template <int G>
__global__ __launch_bounds__(64 * kWavesPerBlock, 8) void k_sort_consensus(pgx_hit *__restrict__ hits,
									 const pgx_hit *__restrict__ scratch,
									 const uint32_t *__restrict__ read_start,
									 const uint32_t *__restrict__ off, uint32_t *__restrict__ read_cnt,
									 unsigned long long hits_cap, unsigned long long scratch_cap, uint32_t n_reads,
									 const uint32_t *__restrict__ list,
									 const uint32_t *__restrict__ n_list_ptr, ConsView cv,
									 int do_consensus, int lds_ok,
									 pgx_consensus_rec *__restrict__ recs,
									 uint32_t *__restrict__ next_list,
									 uint32_t *__restrict__ next_count)
{
	constexpr int RPW = 64 / G;
	__shared__ SortWave s_sw[kWavesPerBlock];
	const int wave_id = __builtin_amdgcn_readfirstlane((int)(threadIdx.x >> 6));
	SortWave *sw = &s_sw[wave_id];
	const int lane = threadIdx.x & 63;
	const int g = lane / G, li = lane % G, slot0 = g * G;
	const uint32_t total = list ? *n_list_ptr : n_reads;
	uint32_t chunk_base = 0, chunk_used = 64;
	for (uint32_t base = (blockIdx.x * kWavesPerBlock + (uint32_t)wave_id) * RPW; base < total;
	     base += gridDim.x * kWavesPerBlock * RPW) {
		const uint32_t idx = base + (uint32_t)g;
		bool valid = idx < total;
		uint32_t r = valid ? (list ? list[idx] : idx) : 0u;
		if (r == kNoRead) {
			valid = false;
			r = 0;
		}
		const uint32_t o = valid ? off[r] : 0u;
		uint32_t n = valid ? off[r + 1] - o : 0u;
		if ((unsigned long long)o + n > hits_cap)
			n = 0;
		if (valid && n == 0 && do_consensus && li == 0) {
			recs[r].hit = -2;
			recs[r].matches = 0;
		}
		const bool pass_on = valid && (n > (uint32_t)G || !lds_ok);
		if (G == 64) {
			if (pass_on && li == 0)
				next_list[atomicAdd(next_count, 1u)] = r;
		} else {
			const unsigned long long pm = __ballot(pass_on && li == 0);
			if (pm) {
				const uint32_t cnt = (uint32_t)__popcll(pm);
				if (chunk_used + cnt > 64u) {
					if (lane == 0) {
						for (uint32_t k = chunk_used; k < 64u; k++)
							next_list[chunk_base + k] = kNoRead;
						chunk_base = atomicAdd(next_count, 64u);
					}
					chunk_base = __shfl(chunk_base, 0);
					chunk_used = 0;
				}
				if (pass_on && li == 0)
					next_list[chunk_base + chunk_used + (uint32_t)__popcll(pm & ((1ull << lane) - 1))] = r;
				chunk_used += cnt;
			}
		}
		if (pass_on)
			n = 0;
		uint32_t rdp0 = 0, rdp1 = 0, my_code = 0xFFFFFFFEu;
		bool present = true;
		if (do_consensus && n) {
			rdp0 = cv.rdp_off[r];
			rdp1 = cv.rdp_off[r + 1];
			if (li < kRdpRegs && rdp0 + (uint32_t)li < rdp1)
				my_code = cv.rdp_code[rdp0 + (uint32_t)li];
			if (cv.rdp_present)
				present = cv.rdp_present[r] != 0;
		}
		uint32_t st0 = n ? read_start[r] : 0u;
		if (n && st0 != kFragmented && (unsigned long long)st0 + n > scratch_cap) {
			n = 0;
			st0 = 0;
		}
		const pgx_hit *src = st0 == kFragmented ? hits + o : scratch + st0;
		const bool mine = (uint32_t)li < n;
		pgx_hit h;
		h.subject = h.score = h.qstart = h.qend = h.sstart = h.send = h.read = 0;
		h.mismatch = h.gapopen = 0;
		if (mine)
			h = src[li];
		sw->a.row[slot0 + li] = mine ? order_row(h.subject, h.score) : 0ull;
		if (li < kRdpRegs)
			sw->rcode[g][li] = my_code;
		lds_fence();
		if (PGX_SORT_DBG(cv) == 1) {
			if (mine)
				hits[o + li] = h;
			continue;
		}
		const uint32_t nmax = RPW == 2 ? max(__shfl(n, 0), __shfl(n, 32)) : n;
		const uint64_t my_row = order_row(h.subject, h.score);
		int best = h.score;
		uint32_t same_subj = 0;
		uint32_t rank = 0;
		for (uint32_t j0 = 0; j0 < nmax; j0 += 4) {
			uint64_t row[4];
#pragma unroll
			for (int u = 0; u < 4; u++)
				row[u] = sw->a.row[slot0 + ((j0 + u) & (G - 1))];
#pragma unroll
			for (int u = 0; u < 4; u++) {
				rank += row[u] > my_row ? 1u : 0u;
				if ((uint32_t)row[u] == (uint32_t)my_row) {
					same_subj++;
					best = max(best, (int)(row[u] >> 32));
				}
			}
		}
		if (PGX_SORT_DBG(cv) == 2) {
			if (mine) {
				h.score = best;
				hits[o + li] = h;
			}
			continue;
		}
		const unsigned long long grp_mask = G == 64 ? ~0ull : (g ? 0xFFFFFFFF00000000ull : 0x00000000FFFFFFFFull);
		bool dropped = false;
		if (__ballot(mine && same_subj > 1u))
			rank = rank_repeated_subjects<G>(sw, h, best, mine, li, slot0, lane, grp_mask, nmax, &n, &dropped, read_cnt + r);
		const bool kept = mine && !dropped;
		if (mine)
			store_hit_stream(hits + o + rank, h);
		if (!do_consensus || PGX_SORT_DBG(cv) == 3)
			continue;
		uint32_t rmv = 0, ntok = 0, sim = 0;
		if (kept) {
			uint32_t rcode[kRdpRegs];
#pragma unroll
			for (int b = 0; b < kRdpRegs; b++)
				rcode[b] = sw->rcode[g][b];
			sim = hit_simrank(cv, h);
			rmv = pair_matches(cv, (uint32_t)h.subject, rcode, rdp0, rdp1, &ntok);
		}
		if (PGX_SORT_DBG(cv) == 5) {
			if (__ballot(rmv + sim + ntok == 0xFFFFFFF0u) && li == 0)
				recs[r].hit = 0;
			continue;
		}
		const unsigned long long kept_mask = __ballot(kept) & grp_mask;
		const uint32_t c0 = __shfl(ntok, kept_mask ? __ffsll((unsigned long long)kept_mask) - 1 : slot0);
		const bool odd = kept && (ntok != c0 || ntok == 0u || rmv >= 100000000u || sim >= (1u << 25));
		const unsigned long long odd_mask = __ballot(odd);
		const unsigned long long gmask = G == 64 ? ~0ull : (g ? 0xFFFFFFFF00000000ull : 0x00000000FFFFFFFFull);
		const bool slow = (odd_mask & gmask) != 0ull;
		if (n && !present && li == 0) {
			recs[r].hit = -2;
			recs[r].matches = 0;
		}
		const uint32_t k32 = kept ? dec_str_key32(rmv) : 0u;
		uint32_t kmax = k32;
#pragma unroll
		for (int m = 1; m < G; m <<= 1)
			kmax = max(kmax, (uint32_t)__shfl_xor(kmax, m));
		const bool elig = kept && k32 == kmax;
		if (PGX_SORT_DBG(cv) == 6) {
			if (__ballot(elig && slow && !present) && li == 0)
				recs[r].hit = 0;
			continue;
		}
		if (PGX_SORT_DBG(cv) != 4) {
			const uint32_t key2 = elig ? ((sim << 6) | (63u - rank)) + 1u : 0u;
			uint32_t top = key2;
#pragma unroll
			for (int m = 1; m < G; m <<= 1)
				top = max(top, (uint32_t)__shfl_xor(top, m));
			if (elig && key2 == top && present && !slow) {
				recs[r].hit = (int32_t)(o + rank);
				recs[r].matches = (int32_t)rmv;
			}
		}
		if (odd_mask) {
			const bool any_huge = __ballot(kept && (rmv >= 100000000u || ntok >= 100000000u || sim >= (1u << 25))) != 0ull;
			lds_fence();
			if (any_huge) {
				if (kept) {
					sw->b.rm[slot0 + rank] = rmv;
					sw->b.sim[slot0 + rank] = sim;
					sw->b.krm[slot0 + rank] = dec_str_key(rmv);
					sw->b.kcnt[slot0 + rank] = dec_str_key(ntok);
				}
				lds_fence();
				if (li == 0 && n && slow && present) {
					ArgmaxState am;
					am.cursim = r == 0 ? cv.simrank_undef : cv.simrank_zero;
					for (uint32_t k = 0; k < n; k++)
						am.step_keys((int32_t)(o + k), sw->b.rm[slot0 + k], sw->b.krm[slot0 + k], sw->b.kcnt[slot0 + k],
							     sw->b.sim[slot0 + k]);
					recs[r].hit = am.win;
					recs[r].matches = (int32_t)am.maxrm;
				}
			} else {
				const uint32_t c32 = dec_str_key32(ntok);
				if (kept) {
					sw->c.kcnt[slot0 + rank] = c32;
					sw->c.sim_e[slot0 + rank] = sim | (elig ? 0x80000000u : 0u);
					sw->c.krm[slot0 + rank] = k32;
					sw->c.rm[slot0 + rank] = rmv;
				}
				lds_fence();
				if (n && slow && present) {
					const bool top_is_max = (sw->c.sim_e[slot0] >> 31) != 0u;
					const uint32_t init_sim = r == 0 ? cv.simrank_undef : cv.simrank_zero;
					if (top_is_max) {
						uint32_t nx = kNoRead;
						for (uint32_t t = 0; t < n; t++) {
							const uint32_t a = sw->c.kcnt[slot0 + t], b2 = sw->c.sim_e[slot0 + t];
							const bool cand = kept && t > rank && (b2 >> 31) && (a > c32 || (b2 & 0x7FFFFFFFu) > sim);
							nx = (cand && nx == kNoRead) ? t : nx;
						}
						if (kept)
							sw->c.nxt[slot0 + rank] = nx;
						lds_fence();
						if (li == 0) {
							uint32_t w = kNoRead;
							if (sw->c.rm[slot0] > 0u) {
								w = 0;
							} else {
								for (uint32_t t = 0; t < n && w == kNoRead; t++)
									if (sw->c.kcnt[slot0 + t] > 1u  || (sw->c.sim_e[slot0 + t] & 0x7FFFFFFFu) > init_sim)
										w = t;
							}
							if (w != kNoRead) {
								for (uint32_t nxw = sw->c.nxt[slot0 + w]; nxw != kNoRead; nxw = sw->c.nxt[slot0 + w])
									w = nxw;
								recs[r].hit = (int32_t)(o + w);
								recs[r].matches = (int32_t)sw->c.rm[slot0 + w];
							} else {
								recs[r].hit = -1;
								recs[r].matches = 0;
							}
						}
					} else if (li == 0) {
						uint32_t kr = 1u , mrm = 0, kc = 1u, cs = init_sim;
						int32_t win = -1;
						for (uint32_t k = 0; k < n; k++) {
							const uint32_t vkrm = sw->c.krm[slot0 + k], vrm = sw->c.rm[slot0 + k], vkc = sw->c.kcnt[slot0 + k],
								       vs = sw->c.sim_e[slot0 + k] & 0x7FFFFFFFu;
							if (vkrm > kr) {
								kr = vkrm;
								mrm = vrm;
								win = (int32_t)(o + k);
								cs = vs;
							}
							if ((vkc > kc || cs < vs) && vrm == mrm) {
								kc = vkc;
								win = (int32_t)(o + k);
								cs = vs;
							}
						}
						recs[r].hit = win;
						recs[r].matches = (int32_t)mrm;
					}
				}
			}
		}
		lds_fence();
	}
	if (G != 64 && lane == 0 && chunk_used < 64u && chunk_used > 0)
		for (uint32_t k = chunk_used; k < 64u; k++)
			next_list[chunk_base + k] = kNoRead;
}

§ **DIRECTIONS**
Within the lines above, find those holding the word "total" and copy them.

§ **ANSWER TO THIS TASK**
	const uint32_t total = list ? *n_list_ptr : n_reads;
	for (uint32_t base = (blockIdx.x * kWavesPerBlock + (uint32_t)wave_id) * RPW; base < total;
		bool valid = idx < total;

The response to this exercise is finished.